AP20187-mediated activation of a chimeric insulin receptor results in insulin-like actions in skeletal muscle and liver of diabetic mice.

Diabetes mellitus (DM) derives from either insulin deficiency (type 1) or resistance (type 2). Insulin regulates glucose metabolism and homeostasis by binding to a specific membrane receptor (IR) with tyrosine kinase activity, expressed by its canonical target tissues. General or tissue-specific IR ablation in mice results in complex metabolic abnormalities, which give partial insights into the role of IR signaling in glucose homeostasis and diabetes development.

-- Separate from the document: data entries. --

## Precompute next generation's Philox blocks into LDS while waiting on halo exchange

In the resident periodic kernel, each lane now generates the Philox random words for the first few row-pairs of the next generation's first half-sweep during the inter-tile halo wait. It parks them in a new LDS region, and pair_step reads them back instead of recomputing. The goal is to hide RNG compute behind the grid-sync and halo-fetch latency. It costs extra LDS per block, which may reduce how many blocks fit per CU, and it adds a timeline slot for the fill phase.

```diff
diff --git a/tsu-emulator_amd/csrc/ising2d_tile_lds.h b/tsu-emulator_amd/csrc/ising2d_tile_lds.h
--- /dev/null
+++ b/tsu-emulator_amd/csrc/ising2d_tile_lds.h
@@ -0,0 +1,31 @@
+#pragma once
+#include <cstddef>
+
+constexpr int K1_TBL2_OCTETS = 13;
+constexpr int K1_PARK_MAX = 2;
+
+struct K1TileShape {
+    int WO, threads;
+    int nib;
+    int per_cu;
+};
+
+inline size_t k1_tile_lds_bytes(const K1TileShape& s, int TR) {
+    const size_t es = s.nib ? 4 : 8, NO = (size_t)s.WO + 2;
+    return 8 * K1_TBL2_OCTETS + 8 + (((size_t)2 * TR * NO + NO + 1) * es + 7) / 8 * 8 + 8 + 25 * 8;
+}
+inline size_t k1_lds_share(const K1TileShape& s) { return (size_t)(160 / s.per_cu) * 1024; }
+
+inline size_t k1_park_offset(const K1TileShape& s, int TR) { return (k1_tile_lds_bytes(s, TR) + 15) / 16 * 16; }
+inline size_t k1_park_bytes(const K1TileShape& s, int F) { return (size_t)F * s.threads * 32; }
+inline int k1_park_iterations(const K1TileShape& s, int TR_budget, int TR, bool periodic, int cap) {
+    if (s.nib || !periodic) return 0;
+    int F = cap < 0 ? 0 : (cap > K1_PARK_MAX ? K1_PARK_MAX : cap);
+    const int n = ((TR - 2) / 2) / (s.threads / (s.WO + 2));
+    if (F > n) F = n;
+    while (F > 0 && k1_park_offset(s, TR_budget) + k1_park_bytes(s, F) > k1_lds_share(s)) --F;
+    return F;
+}
+inline size_t k1_resident_lds_bytes(const K1TileShape& s, int TR, int F) {
+    return F > 0 ? k1_park_offset(s, TR) + k1_park_bytes(s, F) : k1_tile_lds_bytes(s, TR);
+}
diff --git a/tsu-emulator_amd/csrc/ising2d_tiled.hip b/tsu-emulator_amd/csrc/ising2d_tiled.hip
--- a/tsu-emulator_amd/csrc/ising2d_tiled.hip
+++ b/tsu-emulator_amd/csrc/ising2d_tiled.hip
@@ -1,10 +1,12 @@
 #include "ising2d.h"
+#include "ising2d_tile_lds.h"
 
 #include <type_traits>
 #include <vector>
 
 typedef short v2s __attribute__((ext_vector_type(2)));
 typedef unsigned short v2us __attribute__((ext_vector_type(2)));
+typedef uint32_t v4u __attribute__((ext_vector_type(4)));
 
 struct TiledParams {
     const int8_t* src;
@@ -243,7 +245,7 @@
     }
 }
 
-constexpr int TBL2_OCTETS = 13;
+constexpr int TBL2_OCTETS = K1_TBL2_OCTETS;
 constexpr uint32_t TBL2_LDS_ADDR = 0;
 
 template <typename E, int NO>
@@ -252,11 +254,17 @@
     __device__ __forceinline__ E& at(int pl, int r, int o) const { return base[(2 * r + pl) * NO + o]; }
 };
 
-template <int NO, int KAPPA, int P0, bool EDGE, bool OPEN, bool SEAM>
+template <int NO, int KAPPA, int P0, bool EDGE, bool OPEN, bool SEAM, int PARK = 0>
 static __device__ __forceinline__ void pair_step(const Rows2Ctx& c, const PhiloxKeys& K, uint32_t hs, uint32_t y0, uint32_t a, int rg, int to_wrap,
-                                                 uint32_t cq) {
+                                                 uint32_t cq, uint32_t slot = 0) {
     constexpr int RS = 2 * NO * 8;
     constexpr int DO = (KAPPA ? NO : -NO) * 8;
+    u32x4 w0, w1;
+    if constexpr (PARK != 0) {
+        const v4u p0 = lds_ld<v4u>(slot), p1 = lds_ld<v4u>(slot + PARK);
+        w0 = u32x4{p0.x, p0.y, p0.z, p0.w};
+        w1 = u32x4{p1.x, p1.y, p1.z, p1.w};
+    }
     const uint64_t R0 = lds_ld<uint64_t>(a), R1 = lds_ld<uint64_t>(a + RS);
     const uint64_t R2 = lds_ld<uint64_t>(a + 2 * RS), R3 = lds_ld<uint64_t>(a + 3 * RS);
     const uint32_t A0 = SEAM ? 0u : (P0 ? lds_ld<volatile uint32_t>(a + RS + 8) : lds_ld<uint32_t>(a + RS - 4));
@@ -286,14 +294,14 @@
     };
     PairCounts n;
     PairThr T;
-    const u32x4 w0 = philox_vk(cq, (uint32_t)rga, c.rmask, y0, hs, c.tag_hi, K);
+    if constexpr (PARK == 0) w0 = philox_vk(cq, (uint32_t)rga, c.rmask, y0, hs, c.tag_hi, K);
     if constexpr (EARLY) {
         __builtin_amdgcn_sched_barrier(0);
         n = counts();
         T = pair_thresholds(n, c.tbl2);
         __builtin_amdgcn_sched_barrier(0);
     }
-    const u32x4 w1 = philox_vk(cq, (uint32_t)rgb, c.rmask, y0, hs, c.tag_hi, K);
+    if constexpr (PARK == 0) w1 = philox_vk(cq, (uint32_t)rgb, c.rmask, y0, hs, c.tag_hi, K);
     __builtin_amdgcn_sched_barrier(0);
     if constexpr (!EARLY) n = counts();
     const uint32_t cnt0l = n.c0l, cnt0h = n.c0h, cnt1l = n.c1l, cnt1h = n.c1h;
@@ -328,6 +336,8 @@
     lds_st<uint64_t>(a + 2 * RS + DO, n1);
 }
 
+template <int RL>
+constexpr int lane_row_step() { return 2 * RL; }
 template <int NO, int RL, int KAPPA, int P0, bool EDGE, bool OPEN, bool SEAM = false>
 static __device__ __forceinline__ void sweep_pairs(const Rows2Ctx& c, const PhiloxKeys& K, uint32_t hs, uint32_t y0, uint32_t a, int rg, int n, bool tail,
                                                    uint32_t cq) {
@@ -338,9 +348,9 @@
         if (i == 0) live = tail;
         asm volatile("" : "+v"(a), "+v"(rg));
         if (live) pair_step<NO, KAPPA, P0, EDGE, OPEN, SEAM>(c, K, hs, y0, a, rg, to_wrap, cq);
-        a += 2 * RL * 2 * NO * 8;
-        rg += 2 * RL;
-        to_wrap -= 2 * RL;
+        a += lane_row_step<RL>() * 2 * NO * 8;
+        rg += lane_row_step<RL>();
+        to_wrap -= lane_row_step<RL>();
     }
 }
 
@@ -447,38 +457,71 @@
     }
 }
 
-template <int NO, int RL, int KAPPA, int P0, bool EDGE, bool OPEN, bool SEAM, bool NIB>
-static __device__ __forceinline__ void half_sweep(const Rows2Ctx& c, const PhiloxKeys& K, int TR, uint32_t sweep, int s, uint32_t a_thr, int al,
-                                                  uint32_t cq) {
+struct HalfSweepStart {
+    int n;
+    bool tail;
+    uint32_t a;
+    int rg;
+    uint32_t hs, y0;
+};
+template <int NO, int RL, int KAPPA, bool EDGE, bool OPEN, bool NIB>
+static __device__ __forceinline__ HalfSweepStart half_sweep_start(const Rows2Ctx& c, int TR, uint32_t sweep, int s, uint32_t a_thr, int al) {
     constexpr int ES = NIB ? 4 : 8;
     const int hsi = 2 * s + KAPPA;
+    HalfSweepStart st;
+    const int npairs = (TR - 2 - 2 * hsi) / 2;
+    st.n = __builtin_amdgcn_readfirstlane(npairs / RL);
+    st.tail = al < npairs - st.n * RL;
+    st.a = a_thr + (uint32_t)(hsi * 2 * NO * ES + (KAPPA ? 0 : NO * ES));
+    if (EDGE) {
+        st.rg = 1 + hsi + 2 * al;
+    } else {
+        int rgf = c.rg_tile0 + 1 + hsi;
+        if (!OPEN && rgf >= c.total_rows) rgf -= c.total_rows;
+        st.rg = rgf + 2 * al;
+    }
+    st.hs = 2u * sweep + (uint32_t)KAPPA;
+    st.y0 = philox_y0(st.hs, c.k0);
+    return st;
+}
+
+template <int NO, int RL, int KAPPA, int P0, bool EDGE, bool OPEN, bool SEAM, bool NIB, int PARK = 0>
+static __device__ __forceinline__ void half_sweep(const Rows2Ctx& c, const PhiloxKeys& K, int TR, uint32_t sweep, int s, uint32_t a_thr, int al,
+                                                  uint32_t cq, int npark = 0, uint32_t slot = 0) {
     __syncthreads();
     if (al < RL) {
-        const int npairs = (TR - 2 - 2 * hsi) / 2;
-        const int n = __builtin_amdgcn_readfirstlane(npairs / RL);
-        const bool tail = al < npairs - n * RL;
-        const uint32_t a = a_thr + (uint32_t)(hsi * 2 * NO * ES + (KAPPA ? 0 : NO * ES));
-        int rg;
-        if (EDGE) {
-            rg = 1 + hsi + 2 * al;
+        const HalfSweepStart st = half_sweep_start<NO, RL, KAPPA, EDGE, OPEN, NIB>(c, TR, sweep, s, a_thr, al);
+        if constexpr (NIB) {
+            sweep_pairs_nib<NO, RL, KAPPA, P0, EDGE, OPEN, SEAM>(c, K, st.hs, st.y0, st.a, st.rg, st.n, st.tail, cq);
         } else {
-            int rgf = c.rg_tile0 + 1 + hsi;
-            if (!OPEN && rgf >= c.total_rows) rgf -= c.total_rows;
-            rg = rgf + 2 * al;
-        }
-        const uint32_t hs = 2u * sweep + (uint32_t)KAPPA;
-        const uint32_t y0 = philox_y0(hs, c.k0);
-        if constexpr (NIB) sweep_pairs_nib<NO, RL, KAPPA, P0, EDGE, OPEN, SEAM>(c, K, hs, y0, a, rg, n, tail, cq);
-        else sweep_pairs<NO, RL, KAPPA, P0, EDGE, OPEN, SEAM>(c, K, hs, y0, a, rg, n, tail, cq);
-    }
-}
-
-template <int NO, int RL, int P0, bool EDGE, bool OPEN, bool SEAM, bool NIB>
+            uint32_t a = st.a;
+            int rg = st.rg, n = st.n;
+            if constexpr (PARK != 0 && KAPPA == 0) {
+                static_assert(!EDGE && !OPEN && !SEAM, "parked Philox blocks: the plain loop only");
+                if (s == 0 && npark > 0) {
+                    const int np = npark < n ? npark : n;
+#pragma unroll 1
+                    for (int j = 0; j < np; ++j) {
+                        asm volatile("" : "+v"(a), "+v"(rg), "+v"(slot));
+                        pair_step<NO, KAPPA, P0, EDGE, OPEN, SEAM, PARK>(c, K, st.hs, st.y0, a, rg, 0, cq, slot);
+                        a += lane_row_step<RL>() * 2 * NO * 8;
+                        rg += lane_row_step<RL>();
+                        slot += 2 * PARK;
+                    }
+                    n -= np;
+                }
+            }
+            sweep_pairs<NO, RL, KAPPA, P0, EDGE, OPEN, SEAM>(c, K, st.hs, st.y0, a, rg, n, st.tail, cq);
+        }
+    }
+}
+
+template <int NO, int RL, int P0, bool EDGE, bool OPEN, bool SEAM, bool NIB, int PARK = 0>
 static __device__ __forceinline__ void sweep_generation(const Rows2Ctx& c, const PhiloxKeys& K, int TR, uint32_t sweep_g, int kg, uint32_t a_thr,
-                                                        int al, uint32_t cq) {
+                                                        int al, uint32_t cq, int npark = 0, uint32_t slot = 0) {
 #pragma unroll 1
     for (int s = 0; s < kg; ++s) {
-        half_sweep<NO, RL, 0, P0, EDGE, OPEN, SEAM, NIB>(c, K, TR, sweep_g + (uint32_t)s, s, a_thr, al, cq);
+        half_sweep<NO, RL, 0, P0, EDGE, OPEN, SEAM, NIB, PARK>(c, K, TR, sweep_g + (uint32_t)s, s, a_thr, al, cq, npark, slot);
         half_sweep<NO, RL, 1, P0, EDGE, OPEN, SEAM, NIB>(c, K, TR, sweep_g + (uint32_t)s, s, a_thr, al, cq);
     }
 }
@@ -494,6 +537,8 @@
     int wrap_y;
     int wrap_x;
     long long* dbg;
+    int park;
+    uint32_t park_off;
 };
 
 template <int HT, int WO, int THREADS, bool OPEN = false, bool RESIDENT = false, bool NIB = false>
@@ -621,8 +666,16 @@
         asm volatile("v_mov_b32 %0, %1" : "=v"(c.tblL1) : "s"(p.tblL1));
     }
 
+    const int par0 = (int)((p.row0 + Rb + 1) & 1);
+    const int form = 2 * (OPEN ? 0 : (seam ? 1 : (edge ? 2 : 3))) + par0;
+    const uint32_t a_thr = lds_addr(P.base) + (uint32_t)((4 * al * NO + oct) * (int)sizeof(E));
+    constexpr int PARK = (RESIDENT && !NIB && !OPEN) ? THREADS * 16 : 0;
+    const int npark_tile = (PARK != 0 && form >= 6) ? R->park : 0;
+    const uint32_t park_slot = PARK != 0 ? R->park_off + 16u * (uint32_t)tid : 0u;
+    auto generation_sweep = [&](int gen) { return sweep0 + (uint32_t)(gen * k); };
+
     const int n_gen = RESIDENT ? R->n_gen : 1;
-    long long tl0 = 0, tl[4] = {0, 0, 0, 0};
+    long long tl0 = 0, tl[5] = {0, 0, 0, 0, 0};
     const bool timing = RESIDENT && R->dbg && tid == 0;
     if (timing) tl0 = wall_clock64();
 #define RES_MARK(q)                         \
@@ -705,6 +758,26 @@
             vl[it] = xld(X_l + 2 * n_tb + n_lr + ic);
             vr[it] = xld(X_r + 2 * n_tb + ic);
         }
+        if constexpr (PARK != 0) {
+            __builtin_amdgcn_sched_barrier(0);
+            if (npark_tile > 0 && al < RL) {
+                const HalfSweepStart st = half_sweep_start<NO, RL, 0, false, false, false>(c, TR, generation_sweep(gen + 1), 0, a_thr, al);
+                const int np = npark_tile < st.n ? npark_tile : st.n;
+                int rg = st.rg;
+                uint32_t slot = park_slot;
+#pragma unroll 1
+                for (int j = 0; j < np; ++j) {
+                    const u32x4 w0 = philox_vk(cq, (uint32_t)rg, c.rmask, st.y0, st.hs, c.tag_hi, K);
+                    const u32x4 w1 = philox_vk(cq, (uint32_t)rg + 1u, c.rmask, st.y0, st.hs, c.tag_hi, K);
+                    lds_st<v4u>(slot, v4u{w0.x, w0.y, w0.z, w0.w});
+                    lds_st<v4u>(slot + PARK, v4u{w1.x, w1.y, w1.z, w1.w});
+                    rg += lane_row_step<RL>();
+                    slot += 2 * PARK;
+                }
+            }
+            RES_MARK(4);
+            __builtin_amdgcn_sched_barrier(0);
+        }
         for (int spins = 0;; ++spins) {
             bool fresh = true;
 #pragma unroll
@@ -746,30 +819,27 @@
         RES_MARK(3);
     };
 
-    const int par0 = (int)((p.row0 + Rb + 1) & 1);
-    const int form = 2 * (OPEN ? 0 : (seam ? 1 : (edge ? 2 : 3))) + par0;
-    const uint32_t a_thr = lds_addr(P.base) + (uint32_t)((4 * al * NO + oct) * (int)sizeof(E));
-    auto run_generation = [&](uint32_t sweep_g, int kg) {
-#define TSU_FORM(P0, EDGE_, OPEN_, SEAM_) sweep_generation<NO, RL, P0, EDGE_, OPEN_, SEAM_, NIB>(c, K, TR, sweep_g, kg, a_thr, al, cq)
+    auto run_generation = [&](uint32_t sweep_g, int kg, int npark) {
+#define TSU_FORM(P0, EDGE_, OPEN_, SEAM_, PARK_) \
+    sweep_generation<NO, RL, P0, EDGE_, OPEN_, SEAM_, NIB, PARK_>(c, K, TR, sweep_g, kg, a_thr, al, cq, npark, park_slot)
         if constexpr (OPEN) {
-            if (par0) TSU_FORM(1, false, true, false);
-            else TSU_FORM(0, false, true, false);
+            if (par0) TSU_FORM(1, false, true, false, 0);
+            else TSU_FORM(0, false, true, false, 0);
         } else {
             switch (form) {
-                case 2: TSU_FORM(0, true, false, true); break;
-                case 3: TSU_FORM(1, true, false, true); break;
-                case 4: TSU_FORM(0, true, false, false); break;
-                case 5: TSU_FORM(1, true, false, false); break;
-                case 6: TSU_FORM(0, false, false, false); break;
-                default: TSU_FORM(1, false, false, false); break;
+                case 2: TSU_FORM(0, true, false, true, 0); break;
+                case 3: TSU_FORM(1, true, false, true, 0); break;
+                case 4: TSU_FORM(0, true, false, false, 0); break;
+                case 5: TSU_FORM(1, true, false, false, 0); break;
+                case 6: TSU_FORM(0, false, false, false, PARK); break;
+                default: TSU_FORM(1, false, false, false, PARK); break;
             }
         }
 #undef TSU_FORM
     };
     for (int gen = 0; gen < n_gen; ++gen) {
     const int kg = (RESIDENT && gen == n_gen - 1) ? R->k_last : k;
-    const uint32_t sweep_g = sweep0 + (uint32_t)(gen * k);
-    run_generation(sweep_g, kg);
+    run_generation(generation_sweep(gen), kg, gen > 0 ? npark_tile : 0);
     __syncthreads();
     if (RESIDENT && gen + 1 < n_gen) {
         publish(gen);
@@ -780,7 +850,7 @@
     RES_MARK(0);
     }
     if (timing)
-        for (int q = 0; q < 4; ++q) R->dbg[4 * blockIdx.x + q] = tl[q];
+        for (int q = 0; q < 5; ++q) R->dbg[5 * blockIdx.x + q] = tl[q];
 #undef RES_MARK
     if (al < RLMAX && oct >= 1 && oct <= WO && q0 + oct - 1 < p.nchunks + p.q_shift) {
         int8_t* col = dst + 16 * (long long)cqi;
@@ -846,10 +916,8 @@
     int per_cu;
 };
 
-size_t tile_lds_bytes(const TileVariant& tv, int TR) {
-    const size_t es = tv.nib ? 4 : 8, NO = (size_t)tv.WO + 2;
-    return 8 * TBL2_OCTETS + 8 + (((size_t)2 * TR * NO + NO + 1) * es + 7) / 8 * 8 + 8 + 25 * sizeof(uint64_t);
-}
+K1TileShape lds_shape(const TileVariant& tv) { return K1TileShape{tv.WO, tv.threads, tv.nib, tv.per_cu}; }
+size_t tile_lds_bytes(const TileVariant& tv, int TR) { return k1_tile_lds_bytes(lds_shape(tv), TR); }
 enum { V_64x512_T512 = 0, V_128x512_T512, V_128x512_T1024, V_256x512_T1024, V_128x256_T1024, V_64x512_T1024, V_64x256_T1024, V_32x256_T1024,
        V_N512x512_T1024, V_N256x512_T512 };
 const TileVariant kVariants[] = {
@@ -882,7 +950,7 @@
     return -1;
 }
 
-size_t lds_share(const TileVariant& tv) { return (size_t)(160 / tv.per_cu) * 1024; }
+size_t lds_share(const TileVariant& tv) { return k1_lds_share(lds_shape(tv)); }
 
 int chip_cus(const tsu_ising2d* L) { return L->ctx->cus > 0 ? L->ctx->cus : 256; }
 
@@ -890,6 +958,12 @@
     const char* e = getenv(name);
     return e ? atoi(e) : dflt;
 }
+
+int resident_park(const TileVariant& tv, int tile_h, int k, bool periodic) {
+    static const int cap = lattice_env("TSU_K1_PARK", K1_PARK_MAX);
+    return k1_park_iterations(lds_shape(tv), tile_h + 4 * KMAX, tile_h + 4 * k, periodic, cap);
+}
+size_t resident_lds_bytes(const TileVariant& tv, int TR, int park) { return k1_resident_lds_bytes(lds_shape(tv), TR, park); }
 
 double gen_time_us(const TileVariant& c, int h, double between) {
     const int pairs = (h + 4 * 8 - 2) / 2, waves = (pairs * (c.WO + 2) + 63) / 64;
@@ -958,6 +1032,7 @@
     bool resident;
     int tile_h, tiles_y;
     int res_ext;
+    int park;
 };
 
 CallPlan plan_call(const tsu_ising2d* L, int n_sweeps, int part) {
@@ -1056,6 +1131,7 @@
         c.res_ext = extra / 2;
         c.resident = nch % tv.WO == 0 && extra % 2 == 0 && c.res_ext <= L->ghost && tile_lds_bytes(tv, th + 4 * c.kmax) <= lds_share(tv);
     }
+    if (c.resident) c.park = resident_park(tv, c.tile_h, c.kmax, L->periodic);
     return c;
 }
 
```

We generated a chimeric IR (LFv2IRE) inducible on administration of the small molecule drug AP20187. This represents a powerful tool to induce insulin receptor signaling in the hormone target tissues in DM animal models. Here we use adeno-associated viral (AAV) vectors to transduce muscle and liver of nonobese diabetic (NOD) mice with LFv2IRE. Systemic AP20187 administration results in time-dependent LFv2IRE tyrosine phosphorylation and activation of the insulin signaling pathway in both liver and muscle of AAV-treated NOD mice. AP20187 stimulation significantly increases hepatic glycogen content and muscular glucose uptake similarly to insulin. The LFv2IRE-AP20187 system represents a useful tool for regulated and rapid tissue-specific restoration of IR signaling and for dissection of insulin signaling and function in the hormone canonical and noncanonical target tissues.